Problem to work on » Copy every line of the records below where the word "void" occurs.

Records provided »
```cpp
int fail(int code, const char* fmt, ...) __attribute__((format(printf, 2, 3)));

#define HIP_OK(expr)                                                                    \
    do {                                                                                \
        hipError_t _e = (expr);                                                         \
        if (_e != hipSuccess)                                                           \
            return fail(MDBN_EHIP, "%s failed: %s (%s:%d)", #expr, hipGetErrorString(_e), \
                        __FILE__, __LINE__);                                            \
    } while (0)

#define REQUIRE(cond, ...)                                 \
    do {                                                   \
        if (!(cond)) return fail(MDBN_EINVAL, __VA_ARGS__); \
    } while (0)

#define CHECK(expr) do { int _rc = (expr); if (_rc != MDBN_OK) return _rc; } while (0)

constexpr int kTargetJobs = 256;

inline int64_t ru4(int64_t x) { return (x + 3) & ~int64_t(3); }
inline int64_t padded_ld(int64_t cols) { return ru4(cols); }
inline int64_t ru64(int64_t x) { return (x + 63) & ~int64_t(63); }
inline bool aligned16(const void* p) { return (reinterpret_cast<uintptr_t>(p) & 15u) == 0; }

int check_mat(const void* p, int64_t ld, int64_t cols, const char* name);
int check_groups(const int32_t* dev, const int32_t* host, int64_t n_groups, int64_t V, int& lo, int& hi);
PhiloxKey make_key(const mdbn_rng& r, uint32_t draw);

struct Workspace {
    float* slabs;
    int64_t slab_floats;
    float* cost_partials;
    int64_t cost_floats;
    float* colPpos;
    float* colPneg;
    float* colV;
};

int64_t dense_workspace_bytes(int64_t B, int64_t V, int64_t H);
int carve(void* ws, int64_t bytes, int64_t B, int64_t V, int64_t H, Workspace& out, bool need_stats, int64_t ldv = 0, int64_t ldh = 0);

struct Affine {
    const float* x = nullptr; int64_t rows = 0, ldx = 0;
    const float* W = nullptr; int64_t V = 0, H = 0, ldw = 0;
    int dir = 0;
    const float* bias = nullptr;
    float* pre = nullptr; float* mean = nullptr; float* sample = nullptr; int64_t ldo = 0;
    float mean_scale = 1.0f; int gauss = 0;
    const float* target = nullptr; int64_t ld_target = 0;
    bool want_cost = false;
    const mdbn_rng* rng = nullptr; uint32_t draw = 0u;
    float* colsum = nullptr; int colsum_kind = 0;
    bool x_binary = false;
    Affine(const float* x, int64_t rows, int64_t ldx, const float* W, int64_t V, int64_t H, int64_t ldw, const float* hbias)
        : x(x), rows(rows), ldx(ldx), W(W), V(V), H(H), ldw(ldw), dir(0), bias(hbias), ldo(ldw) {}
    Affine(const float* x, int64_t rows, int64_t ldx, const float* W, int64_t V, int64_t H, int64_t ldw, const float* vbias,
           int64_t ldo, int gauss) : x(x), rows(rows), ldx(ldx), W(W), V(V), H(H), ldw(ldw), dir(1), bias(vbias), ldo(ldo), gauss(gauss) {}
};

int run_affine(const Affine& a, const Workspace& ws, hipStream_t s, int* n_cost_out);

void fill_upd(UpdEpi& e, const mdbn_update_args& u, int64_t V, int64_t ldh, unsigned short* Wp);
void fill_bias_upd(BiasUpd& b, const mdbn_update_args& u, int64_t H);
// ... 13 lines not shown
```

mdbn_amd/csrc/mdbn_device.h:

```cpp
#pragma once
#include <hip/hip_runtime.h>
#include <stdint.h>
#include "philox.h"
#include "mdbn_kernels.h"

namespace mdbn {

__device__ __forceinline__ float comp(const float4& v, int j)
{
    return j == 0 ? v.x : j == 1 ? v.y : j == 2 ? v.z : v.w;
}
__device__ __forceinline__ void setc(float4& v, int j, float x)
{
    if (j == 0) v.x = x; else if (j == 1) v.y = x; else if (j == 2) v.z = x; else v.w = x;
}
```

Answer area »
inline bool aligned16(const void* p) { return (reinterpret_cast<uintptr_t>(p) & 15u) == 0; }
int check_mat(const void* p, int64_t ld, int64_t cols, const char* name);
int carve(void* ws, int64_t bytes, int64_t B, int64_t V, int64_t H, Workspace& out, bool need_stats, int64_t ldv = 0, int64_t ldh = 0);
void fill_upd(UpdEpi& e, const mdbn_update_args& u, int64_t V, int64_t ldh, unsigned short* Wp);
void fill_bias_upd(BiasUpd& b, const mdbn_update_args& u, int64_t H);
__device__ __forceinline__ void setc(float4& v, int j, float x)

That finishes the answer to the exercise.